# [Records for this exercise]

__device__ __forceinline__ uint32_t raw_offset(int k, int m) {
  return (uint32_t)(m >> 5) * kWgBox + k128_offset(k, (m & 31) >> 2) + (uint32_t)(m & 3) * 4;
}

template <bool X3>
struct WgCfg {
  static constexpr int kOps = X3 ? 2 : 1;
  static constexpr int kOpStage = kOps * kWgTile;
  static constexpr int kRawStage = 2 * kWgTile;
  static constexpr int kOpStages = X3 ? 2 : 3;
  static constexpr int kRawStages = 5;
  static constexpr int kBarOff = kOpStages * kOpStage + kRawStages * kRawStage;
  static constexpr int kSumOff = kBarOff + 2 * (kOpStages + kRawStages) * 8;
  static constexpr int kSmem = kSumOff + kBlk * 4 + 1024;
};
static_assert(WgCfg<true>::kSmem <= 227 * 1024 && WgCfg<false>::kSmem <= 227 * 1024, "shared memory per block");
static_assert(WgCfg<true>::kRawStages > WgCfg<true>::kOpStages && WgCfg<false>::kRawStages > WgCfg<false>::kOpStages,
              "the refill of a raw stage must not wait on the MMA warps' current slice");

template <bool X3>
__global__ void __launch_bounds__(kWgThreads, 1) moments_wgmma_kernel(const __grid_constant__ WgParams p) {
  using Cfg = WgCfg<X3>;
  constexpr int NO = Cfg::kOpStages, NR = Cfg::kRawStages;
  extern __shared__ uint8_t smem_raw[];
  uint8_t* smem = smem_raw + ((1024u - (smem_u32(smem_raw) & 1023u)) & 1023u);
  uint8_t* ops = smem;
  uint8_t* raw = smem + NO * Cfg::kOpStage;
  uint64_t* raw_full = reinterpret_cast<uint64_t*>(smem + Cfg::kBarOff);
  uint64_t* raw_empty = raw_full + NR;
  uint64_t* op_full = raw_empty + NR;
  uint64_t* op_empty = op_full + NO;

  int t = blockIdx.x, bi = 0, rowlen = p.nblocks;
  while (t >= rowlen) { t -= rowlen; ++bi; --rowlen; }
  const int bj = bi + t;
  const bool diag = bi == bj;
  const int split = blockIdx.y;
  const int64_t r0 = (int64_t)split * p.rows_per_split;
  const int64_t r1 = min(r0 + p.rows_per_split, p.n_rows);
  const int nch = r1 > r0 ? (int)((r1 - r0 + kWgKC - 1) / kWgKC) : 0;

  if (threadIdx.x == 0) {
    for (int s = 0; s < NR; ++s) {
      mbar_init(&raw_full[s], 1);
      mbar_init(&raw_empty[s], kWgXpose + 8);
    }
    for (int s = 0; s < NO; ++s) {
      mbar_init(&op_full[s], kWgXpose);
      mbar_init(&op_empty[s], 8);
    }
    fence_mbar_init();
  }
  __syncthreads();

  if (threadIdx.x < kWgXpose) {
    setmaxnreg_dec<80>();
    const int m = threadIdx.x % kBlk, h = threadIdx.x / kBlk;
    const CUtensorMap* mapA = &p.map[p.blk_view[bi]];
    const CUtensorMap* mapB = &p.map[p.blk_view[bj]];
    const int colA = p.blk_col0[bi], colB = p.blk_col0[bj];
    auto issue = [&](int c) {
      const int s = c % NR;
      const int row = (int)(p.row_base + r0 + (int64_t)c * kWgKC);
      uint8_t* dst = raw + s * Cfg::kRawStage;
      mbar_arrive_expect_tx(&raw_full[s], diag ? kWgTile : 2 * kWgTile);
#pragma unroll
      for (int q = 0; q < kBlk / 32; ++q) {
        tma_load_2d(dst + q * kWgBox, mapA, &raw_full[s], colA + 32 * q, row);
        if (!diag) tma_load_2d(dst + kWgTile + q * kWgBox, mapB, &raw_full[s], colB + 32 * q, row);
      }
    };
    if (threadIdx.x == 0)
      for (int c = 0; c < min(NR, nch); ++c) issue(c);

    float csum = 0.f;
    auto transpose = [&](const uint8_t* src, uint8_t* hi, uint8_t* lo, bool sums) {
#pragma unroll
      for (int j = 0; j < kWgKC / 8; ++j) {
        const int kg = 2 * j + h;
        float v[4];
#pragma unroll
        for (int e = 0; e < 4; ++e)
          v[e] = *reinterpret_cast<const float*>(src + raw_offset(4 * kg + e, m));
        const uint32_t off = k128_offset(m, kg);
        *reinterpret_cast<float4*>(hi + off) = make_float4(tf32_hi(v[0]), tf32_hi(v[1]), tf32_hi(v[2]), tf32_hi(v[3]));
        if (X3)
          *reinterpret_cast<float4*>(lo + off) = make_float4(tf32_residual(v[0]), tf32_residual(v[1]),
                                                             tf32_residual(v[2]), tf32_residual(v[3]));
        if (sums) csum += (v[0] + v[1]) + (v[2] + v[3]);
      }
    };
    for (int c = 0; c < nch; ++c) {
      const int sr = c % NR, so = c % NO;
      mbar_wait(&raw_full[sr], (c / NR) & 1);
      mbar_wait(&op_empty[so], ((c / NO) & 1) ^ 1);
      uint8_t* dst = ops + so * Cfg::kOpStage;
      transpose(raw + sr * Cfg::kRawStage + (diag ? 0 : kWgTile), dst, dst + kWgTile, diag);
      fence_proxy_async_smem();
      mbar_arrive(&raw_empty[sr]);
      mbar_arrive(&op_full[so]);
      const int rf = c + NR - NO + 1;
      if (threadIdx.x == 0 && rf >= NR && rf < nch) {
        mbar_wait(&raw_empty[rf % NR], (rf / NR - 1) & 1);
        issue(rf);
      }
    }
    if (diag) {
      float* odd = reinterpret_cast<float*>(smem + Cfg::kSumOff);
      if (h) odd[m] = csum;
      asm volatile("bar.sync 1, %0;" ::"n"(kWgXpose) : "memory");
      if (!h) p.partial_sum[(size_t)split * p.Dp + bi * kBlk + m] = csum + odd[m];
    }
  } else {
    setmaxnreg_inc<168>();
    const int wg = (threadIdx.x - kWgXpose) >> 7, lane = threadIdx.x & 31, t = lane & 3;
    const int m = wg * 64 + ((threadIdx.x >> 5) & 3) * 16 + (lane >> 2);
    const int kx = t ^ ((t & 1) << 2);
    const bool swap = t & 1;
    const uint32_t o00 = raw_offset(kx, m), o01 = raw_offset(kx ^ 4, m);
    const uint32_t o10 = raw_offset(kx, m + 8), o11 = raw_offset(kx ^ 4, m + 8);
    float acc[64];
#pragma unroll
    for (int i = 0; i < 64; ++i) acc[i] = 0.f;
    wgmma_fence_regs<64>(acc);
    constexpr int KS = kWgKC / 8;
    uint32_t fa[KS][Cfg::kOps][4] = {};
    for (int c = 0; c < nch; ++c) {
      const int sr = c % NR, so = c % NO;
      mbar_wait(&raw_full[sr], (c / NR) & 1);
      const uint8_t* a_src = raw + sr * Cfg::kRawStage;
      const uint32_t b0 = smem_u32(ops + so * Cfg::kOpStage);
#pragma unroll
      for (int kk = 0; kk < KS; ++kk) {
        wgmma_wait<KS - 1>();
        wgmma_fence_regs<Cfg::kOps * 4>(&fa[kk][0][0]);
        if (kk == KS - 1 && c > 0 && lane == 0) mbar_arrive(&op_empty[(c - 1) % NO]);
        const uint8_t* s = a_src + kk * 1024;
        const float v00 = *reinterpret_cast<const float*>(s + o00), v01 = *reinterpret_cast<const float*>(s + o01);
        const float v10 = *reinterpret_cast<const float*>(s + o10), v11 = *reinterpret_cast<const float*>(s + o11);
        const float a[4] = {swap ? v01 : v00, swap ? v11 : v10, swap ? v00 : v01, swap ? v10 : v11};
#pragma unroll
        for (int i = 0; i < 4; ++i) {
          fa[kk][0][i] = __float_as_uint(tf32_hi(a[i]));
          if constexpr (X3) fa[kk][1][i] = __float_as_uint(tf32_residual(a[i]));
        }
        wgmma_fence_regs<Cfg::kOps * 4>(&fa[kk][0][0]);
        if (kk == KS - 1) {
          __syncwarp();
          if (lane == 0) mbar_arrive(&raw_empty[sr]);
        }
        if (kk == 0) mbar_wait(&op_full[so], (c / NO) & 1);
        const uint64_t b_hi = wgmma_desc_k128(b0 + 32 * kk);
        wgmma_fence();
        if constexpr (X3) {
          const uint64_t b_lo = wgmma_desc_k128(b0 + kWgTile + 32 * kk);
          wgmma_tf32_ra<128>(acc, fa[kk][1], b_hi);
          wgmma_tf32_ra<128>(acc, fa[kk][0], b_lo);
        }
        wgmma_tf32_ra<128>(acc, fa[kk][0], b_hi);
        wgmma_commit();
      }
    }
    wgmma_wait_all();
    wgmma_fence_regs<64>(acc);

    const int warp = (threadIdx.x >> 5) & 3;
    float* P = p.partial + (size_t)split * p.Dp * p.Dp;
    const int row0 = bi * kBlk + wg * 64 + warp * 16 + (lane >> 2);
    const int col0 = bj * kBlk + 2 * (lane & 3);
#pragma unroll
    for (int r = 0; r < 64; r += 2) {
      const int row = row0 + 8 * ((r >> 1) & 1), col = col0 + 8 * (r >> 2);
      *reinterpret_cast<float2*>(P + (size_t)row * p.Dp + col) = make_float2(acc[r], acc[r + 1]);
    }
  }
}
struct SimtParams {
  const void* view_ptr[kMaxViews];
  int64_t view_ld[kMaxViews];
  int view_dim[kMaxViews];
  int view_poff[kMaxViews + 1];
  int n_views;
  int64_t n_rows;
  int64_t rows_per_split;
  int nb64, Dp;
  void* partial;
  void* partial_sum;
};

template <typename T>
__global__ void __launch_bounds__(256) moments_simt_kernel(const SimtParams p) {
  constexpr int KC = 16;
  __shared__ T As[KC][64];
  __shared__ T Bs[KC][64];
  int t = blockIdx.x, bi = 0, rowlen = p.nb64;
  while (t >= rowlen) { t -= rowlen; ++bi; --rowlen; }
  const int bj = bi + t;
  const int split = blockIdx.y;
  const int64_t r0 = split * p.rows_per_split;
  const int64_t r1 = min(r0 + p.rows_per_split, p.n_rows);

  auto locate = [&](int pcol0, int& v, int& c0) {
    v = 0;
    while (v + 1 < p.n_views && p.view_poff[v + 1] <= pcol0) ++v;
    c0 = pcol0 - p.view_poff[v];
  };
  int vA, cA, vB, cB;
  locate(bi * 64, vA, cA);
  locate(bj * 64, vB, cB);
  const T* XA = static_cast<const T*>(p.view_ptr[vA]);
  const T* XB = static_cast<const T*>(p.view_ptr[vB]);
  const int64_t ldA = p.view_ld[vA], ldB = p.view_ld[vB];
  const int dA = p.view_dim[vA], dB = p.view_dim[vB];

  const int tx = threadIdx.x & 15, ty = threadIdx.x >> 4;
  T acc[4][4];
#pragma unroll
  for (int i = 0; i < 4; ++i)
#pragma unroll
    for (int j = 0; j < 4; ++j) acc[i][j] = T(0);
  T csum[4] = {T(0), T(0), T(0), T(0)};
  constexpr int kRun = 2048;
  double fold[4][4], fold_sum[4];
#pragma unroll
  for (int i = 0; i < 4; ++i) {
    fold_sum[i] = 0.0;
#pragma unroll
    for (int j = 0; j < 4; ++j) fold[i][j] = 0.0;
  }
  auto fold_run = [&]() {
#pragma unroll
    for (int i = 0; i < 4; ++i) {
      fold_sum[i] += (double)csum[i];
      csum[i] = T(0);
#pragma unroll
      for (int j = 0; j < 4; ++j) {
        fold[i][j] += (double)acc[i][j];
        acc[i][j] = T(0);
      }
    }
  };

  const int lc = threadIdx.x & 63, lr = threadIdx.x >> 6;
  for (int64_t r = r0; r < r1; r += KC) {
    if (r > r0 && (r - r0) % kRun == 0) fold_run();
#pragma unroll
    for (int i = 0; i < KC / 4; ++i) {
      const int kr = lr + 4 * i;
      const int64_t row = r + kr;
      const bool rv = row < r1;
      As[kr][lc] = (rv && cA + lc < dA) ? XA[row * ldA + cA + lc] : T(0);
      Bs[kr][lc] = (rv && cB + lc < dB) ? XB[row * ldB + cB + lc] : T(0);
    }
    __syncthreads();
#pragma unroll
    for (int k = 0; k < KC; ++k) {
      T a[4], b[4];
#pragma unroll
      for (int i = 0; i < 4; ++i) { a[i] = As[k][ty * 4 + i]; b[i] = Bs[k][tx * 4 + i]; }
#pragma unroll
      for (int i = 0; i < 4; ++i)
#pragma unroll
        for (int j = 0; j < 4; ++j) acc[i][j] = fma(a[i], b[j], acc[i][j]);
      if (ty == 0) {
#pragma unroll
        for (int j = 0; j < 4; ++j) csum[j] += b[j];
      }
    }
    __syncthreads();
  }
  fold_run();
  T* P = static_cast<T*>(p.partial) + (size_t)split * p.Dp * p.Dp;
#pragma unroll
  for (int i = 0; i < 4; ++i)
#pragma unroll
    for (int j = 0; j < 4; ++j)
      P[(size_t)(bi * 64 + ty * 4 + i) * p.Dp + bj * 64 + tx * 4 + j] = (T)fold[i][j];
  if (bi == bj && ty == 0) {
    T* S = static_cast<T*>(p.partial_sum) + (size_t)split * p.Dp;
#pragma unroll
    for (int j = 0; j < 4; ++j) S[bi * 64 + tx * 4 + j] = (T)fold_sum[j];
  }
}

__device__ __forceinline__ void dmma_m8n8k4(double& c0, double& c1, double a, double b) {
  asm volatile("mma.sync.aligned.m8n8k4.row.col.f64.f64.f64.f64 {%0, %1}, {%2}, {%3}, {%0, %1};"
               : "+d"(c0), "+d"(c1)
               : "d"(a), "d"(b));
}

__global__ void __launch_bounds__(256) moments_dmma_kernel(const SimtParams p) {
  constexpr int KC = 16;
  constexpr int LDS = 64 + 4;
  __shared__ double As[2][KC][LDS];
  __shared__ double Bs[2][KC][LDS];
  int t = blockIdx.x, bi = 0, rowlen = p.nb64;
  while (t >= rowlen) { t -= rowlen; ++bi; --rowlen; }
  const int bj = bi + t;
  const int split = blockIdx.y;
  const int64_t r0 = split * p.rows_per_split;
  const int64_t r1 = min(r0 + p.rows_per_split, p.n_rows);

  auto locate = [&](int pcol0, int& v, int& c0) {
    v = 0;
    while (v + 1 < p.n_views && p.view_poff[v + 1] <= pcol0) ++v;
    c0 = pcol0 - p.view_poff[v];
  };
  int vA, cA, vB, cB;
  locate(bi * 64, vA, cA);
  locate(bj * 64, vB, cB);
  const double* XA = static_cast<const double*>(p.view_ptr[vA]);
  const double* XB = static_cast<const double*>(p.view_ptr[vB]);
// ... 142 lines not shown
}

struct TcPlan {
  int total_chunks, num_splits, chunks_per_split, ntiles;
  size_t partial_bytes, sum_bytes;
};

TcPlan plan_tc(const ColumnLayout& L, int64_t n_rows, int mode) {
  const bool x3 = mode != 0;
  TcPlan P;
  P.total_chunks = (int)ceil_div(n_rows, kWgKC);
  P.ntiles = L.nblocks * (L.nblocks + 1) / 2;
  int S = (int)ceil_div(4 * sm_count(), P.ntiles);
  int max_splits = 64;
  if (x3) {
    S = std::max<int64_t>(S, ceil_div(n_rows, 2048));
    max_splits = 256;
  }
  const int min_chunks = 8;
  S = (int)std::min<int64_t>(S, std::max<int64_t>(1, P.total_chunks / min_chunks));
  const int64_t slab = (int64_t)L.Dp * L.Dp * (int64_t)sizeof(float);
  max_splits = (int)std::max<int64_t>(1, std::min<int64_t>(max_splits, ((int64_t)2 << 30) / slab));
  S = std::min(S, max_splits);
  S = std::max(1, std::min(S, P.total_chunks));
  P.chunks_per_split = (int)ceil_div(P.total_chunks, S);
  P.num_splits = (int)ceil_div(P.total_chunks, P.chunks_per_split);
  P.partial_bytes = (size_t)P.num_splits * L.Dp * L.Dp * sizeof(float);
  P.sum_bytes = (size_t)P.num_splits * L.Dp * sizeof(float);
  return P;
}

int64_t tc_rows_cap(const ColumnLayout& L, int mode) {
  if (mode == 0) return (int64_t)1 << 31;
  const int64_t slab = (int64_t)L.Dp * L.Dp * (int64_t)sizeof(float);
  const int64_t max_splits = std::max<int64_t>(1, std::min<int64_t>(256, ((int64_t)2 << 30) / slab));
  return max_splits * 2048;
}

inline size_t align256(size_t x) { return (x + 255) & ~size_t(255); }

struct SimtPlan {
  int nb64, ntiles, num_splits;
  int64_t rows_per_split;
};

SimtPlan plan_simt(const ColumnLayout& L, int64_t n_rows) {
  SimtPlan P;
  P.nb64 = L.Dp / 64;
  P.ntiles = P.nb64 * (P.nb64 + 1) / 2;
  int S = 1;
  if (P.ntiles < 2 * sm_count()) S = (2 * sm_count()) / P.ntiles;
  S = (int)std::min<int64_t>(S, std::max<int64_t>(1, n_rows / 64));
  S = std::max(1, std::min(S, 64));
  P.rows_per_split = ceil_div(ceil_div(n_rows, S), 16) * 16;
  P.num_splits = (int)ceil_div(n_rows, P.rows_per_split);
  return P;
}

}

# [Your assignment]
In the records above, the line with "S = std::min(S, max_splits);" marks the start and the line with "P.partial_bytes = (size_t)P.num_splits" marks the end; copy that stretch exactly, both lines included, and nothing else.

# [Output of the exercise]
  S = std::min(S, max_splits);
  S = std::max(1, std::min(S, P.total_chunks));
  P.chunks_per_split = (int)ceil_div(P.total_chunks, S);
  P.num_splits = (int)ceil_div(P.total_chunks, P.chunks_per_split);
  P.partial_bytes = (size_t)P.num_splits * L.Dp * L.Dp * sizeof(float);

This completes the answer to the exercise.